Nevertheless as specialists in your field of practice you are in a prime position to have your say on how the training can be improved before the consultation closes on 19 September.
Those of you who have read Oliver’s story over the years in this journal will know of the campaign to increase understanding of learning disability and autism in health services.
- RELATED: Oliver McGowan: mother wants compulsory learning disabilities training to be her son's legacy
His mother Paula McGowan, a teacher, is now taking her fight to increase awareness about the needs of neurodivergent students in the education sector and has started an online petition.
I first heard Ms McGowan speak at the Positive Choices conference in Birmingham in 2019. It was one of the most profoundly moving stories I have ever heard.

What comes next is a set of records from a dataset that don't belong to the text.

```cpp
template <bool RW , class PUB, class SIDE>
__device__ __forceinline__ bool solve_prechain(const DevP& P, const SysBuf& sb, StepShared& s, double* lds, const double mu, const bool cam, double& qpart, const int epoch , PUB pub, SIDE side) {
    const int t = vil_tid();
    SSTAMP(0);
    const int K = P.K, D = P.D, NP = P.NV, R = NP + 1, T = (R + 15) >> 4, ntile = (T * (T + 1)) >> 1;
    const int RS = P.chain_rs, NB = 9 * K, m = K >> 1;
    double* Tl = lds;
    const double* Wt = P.chW;
    double* Ldg = lds + ntile * TILE_SZ; double* Lsb = Ldg + 54 * K; double* tB = Lsb + 82 * K;
    {
        const int NE = ntile << 8;
        for (int e0 = t; e0 < NE; e0 += 8 * VIL_STEP_THREADS) {
            double v[8]; int ii[8], jj[8];
#pragma unroll
            for (int u = 0; u < 8; ++u) {
                const int e = min(e0 + VIL_STEP_THREADS * u, NE - 1), tile = e >> 8, w = e & 255;
                ii[u] = (s.tI[tile] << 4) + (w >> 4); jj[u] = (s.tJ[tile] << 4) + (w & 15);
                v[u] = ld_ag(sb.S + (size_t)min(ii[u], NP - 1) * D + min(jj[u], NP - 1));
            }
#pragma unroll
            for (int u = 0; u < 8; ++u) {
                const int e = e0 + VIL_STEP_THREADS * u;
                if (e >= NE) break;
                const int i = ii[u], j = jj[u];
                double mv = 0.0;
                if (i < NP && j <= i) {
                    if (cam) qpart += (i == j ? 1.0 : 2.0) * s.y[i] * v[u] * s.y[j];
                    mv = s.sc[i] * v[u] * s.sc[j];
                    if (i == j) mv += mu * s.dcs[i] * s.dcs[i];
                } else if (i == NP && j < NP) mv = s.sc[j] * s.gd[j];
                Tl[tl_phys(e)] = mv;
            }
        }
    }
    if (P.rs_merged) {
        for (int i = t; i < P.n_ww; i += VIL_STEP_THREADS) spin_until_eq(P.wwflag + i, epoch, P.abortf);
        __syncthreads();
    }
    if (t == 0) prof_stamp(P, epoch - 1, 9);
    SSTAMP(1);
    const int f2 = (P.rs_merged || P.prechain == 2) ? ld_ag(P.chflag + 2) : 0;
    {
        const int NE = ntile << 8;
        for (int e0 = t; e0 < NE; e0 += 8 * VIL_STEP_THREADS) {
            double ww[8];
#pragma unroll
            for (int u = 0; u < 8; ++u) ww[u] = ld_ag(P.chWW + tl_phys(min(e0 + VIL_STEP_THREADS * u, NE - 1)));
#pragma unroll
            for (int u = 0; u < 8; ++u) {
                const int e = e0 + VIL_STEP_THREADS * u;
                if (e >= NE) break;
                const int tile = e >> 8, w = e & 255, i = (s.tI[tile] << 4) + (w >> 4), j = (s.tJ[tile] << 4) + (w & 15);
                if (i <= NP && j <= i && j < NP) Tl[tl_phys(e)] -= (i < NP ? s.sc[i] : 1.0) * ww[u] * s.sc[j];
            }
        }
        if (cam) {
            if (t < NP) qpart += 2.0 * s.y[t] * (ld_ag(P.chZ + t) + ld_ag(P.chZ + R + t));
            if (t == 0) qpart += ld_ag(P.chQ) + ld_ag(P.chQ + 1);
        }
        if (t == 0 && !ld_ag(P.chOk)) s.ok = 0;
    }
    __syncthreads();
    SSTAMP(2); SSTAMP(3);
    if (!s.ok) return false;
    const int G = (4 * NB <= VIL_STEP_THREADS) ? 4 : 2;
    const int j = t / G, part = t - j * G;
    const int jc = min(j, NB - 1);
    double wv[24], wrhs = 0.0;
    const bool small = ntile <= 24;
    if (small) {
// ... 779 lines not shown
```
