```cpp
struct BuildOutcome {
    int mir = 0, narrow = 0;
    bool side_split = false, wide = false;
    unsigned ksplit = 1;
};
inline LaunchShape derive_launch_shape(const qdas_desc &d, const Request &rq, const Symmetry &sy, const BuildOutcome &o) {
    LaunchShape L;
    const qdas_sizes &z = d.sz;
    const int dt = z.dtype;
    L.dtype = dt; L.sym = sy.sym; L.fold = sy.rfold; L.big = sy.big; L.mir = o.mir; L.narrow_raw = o.narrow;
    L.bf = rq.bfm ? 1 : 0; L.syn = rq.syn ? 1 : 0;
    uint64_t tN = sy.swap ? z.M : z.N, tM = sy.swap ? z.N : z.M;
    const bool apix = rq.bpix_mode || rq.pix_fold || rq.pix_arr >= 0;
    const bool table = z.S > rq.npix;
    L.has_apix = apix; L.has_bpix = rq.bpix_mode; L.gen_kind = d.rx_apod_kind;
    L.has_wtab = table && !L.fold;
    if (o.side_split) { tN = 2 * z.M; tM = z.N; L.stage_shift = 1; L.gen_kind = apix ? 6 : 5; }
    L.act_bytes = ((apix || L.gen_kind) && dt != QDAS_F64) ? (uint32_t)(8 * (tN + 1)) : 0u;
    if (o.wide) { L.narrow_raw = 2; L.sym = 0; if (L.fold) { L.fold = 0; L.has_wtab = table; } }
    L.N = tN; L.M = tM; L.ksplit = o.ksplit; L.has_part = o.ksplit > 1 && !L.bf;
    L.fmod = dt == QDAS_F64 ? d.fmod : (double)(float)d.fmod;
    return L;
}
inline const char *shape_mismatch(const LaunchShape &a, const LaunchShape &b) {
#define QDAS_CMP(f) if (a.f != b.f) return #f;
    QDAS_CMP(dtype) QDAS_CMP(sym) QDAS_CMP(fold) QDAS_CMP(mir) QDAS_CMP(narrow_raw) QDAS_CMP(big) QDAS_CMP(bf) QDAS_CMP(syn) QDAS_CMP(stage_shift) QDAS_CMP(lut)
    QDAS_CMP(has_wtab) QDAS_CMP(has_apix) QDAS_CMP(has_bpix) QDAS_CMP(has_part) QDAS_CMP(gen_kind) QDAS_CMP(fmod) QDAS_CMP(act_bytes) QDAS_CMP(ksplit) QDAS_CMP(N) QDAS_CMP(M)
#undef QDAS_CMP
    return nullptr;
}

}
}
```

### qups_amd/csrc/qdas_api.hip

```cpp
#include <hip/hip_runtime.h>
#include <hip/hip_fp16.h>

#include <algorithm>
#include <cmath>
#include <cstdarg>
#include <cstdio>
#include <cstdlib>
#include <cstring>
#include <string>
#include <vector>

#include "../../include/qdas.h"
#include "api_util.h"
#include "qdas_kernels.h"
#include "jit.h"

using namespace qdas;

static thread_local std::string g_err;
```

Mandatory training should support the case for more specialists
Learning disability nurse consultant Jim Blair recently told MPs that people with learning disabilities and specialist nurses need to be in positions of authority to make change happen and that is covered in his comment piece Health inequalities: change can only happen with a shift in power.
And NHS England’s recent workforce plan identified the need for more training places as outlined in our analysis NHS workforce plan: what’s in it for nursing and future students?
I doubt mandatory training will replace the need for you as specialists, rather it supports the case for there to be more of you.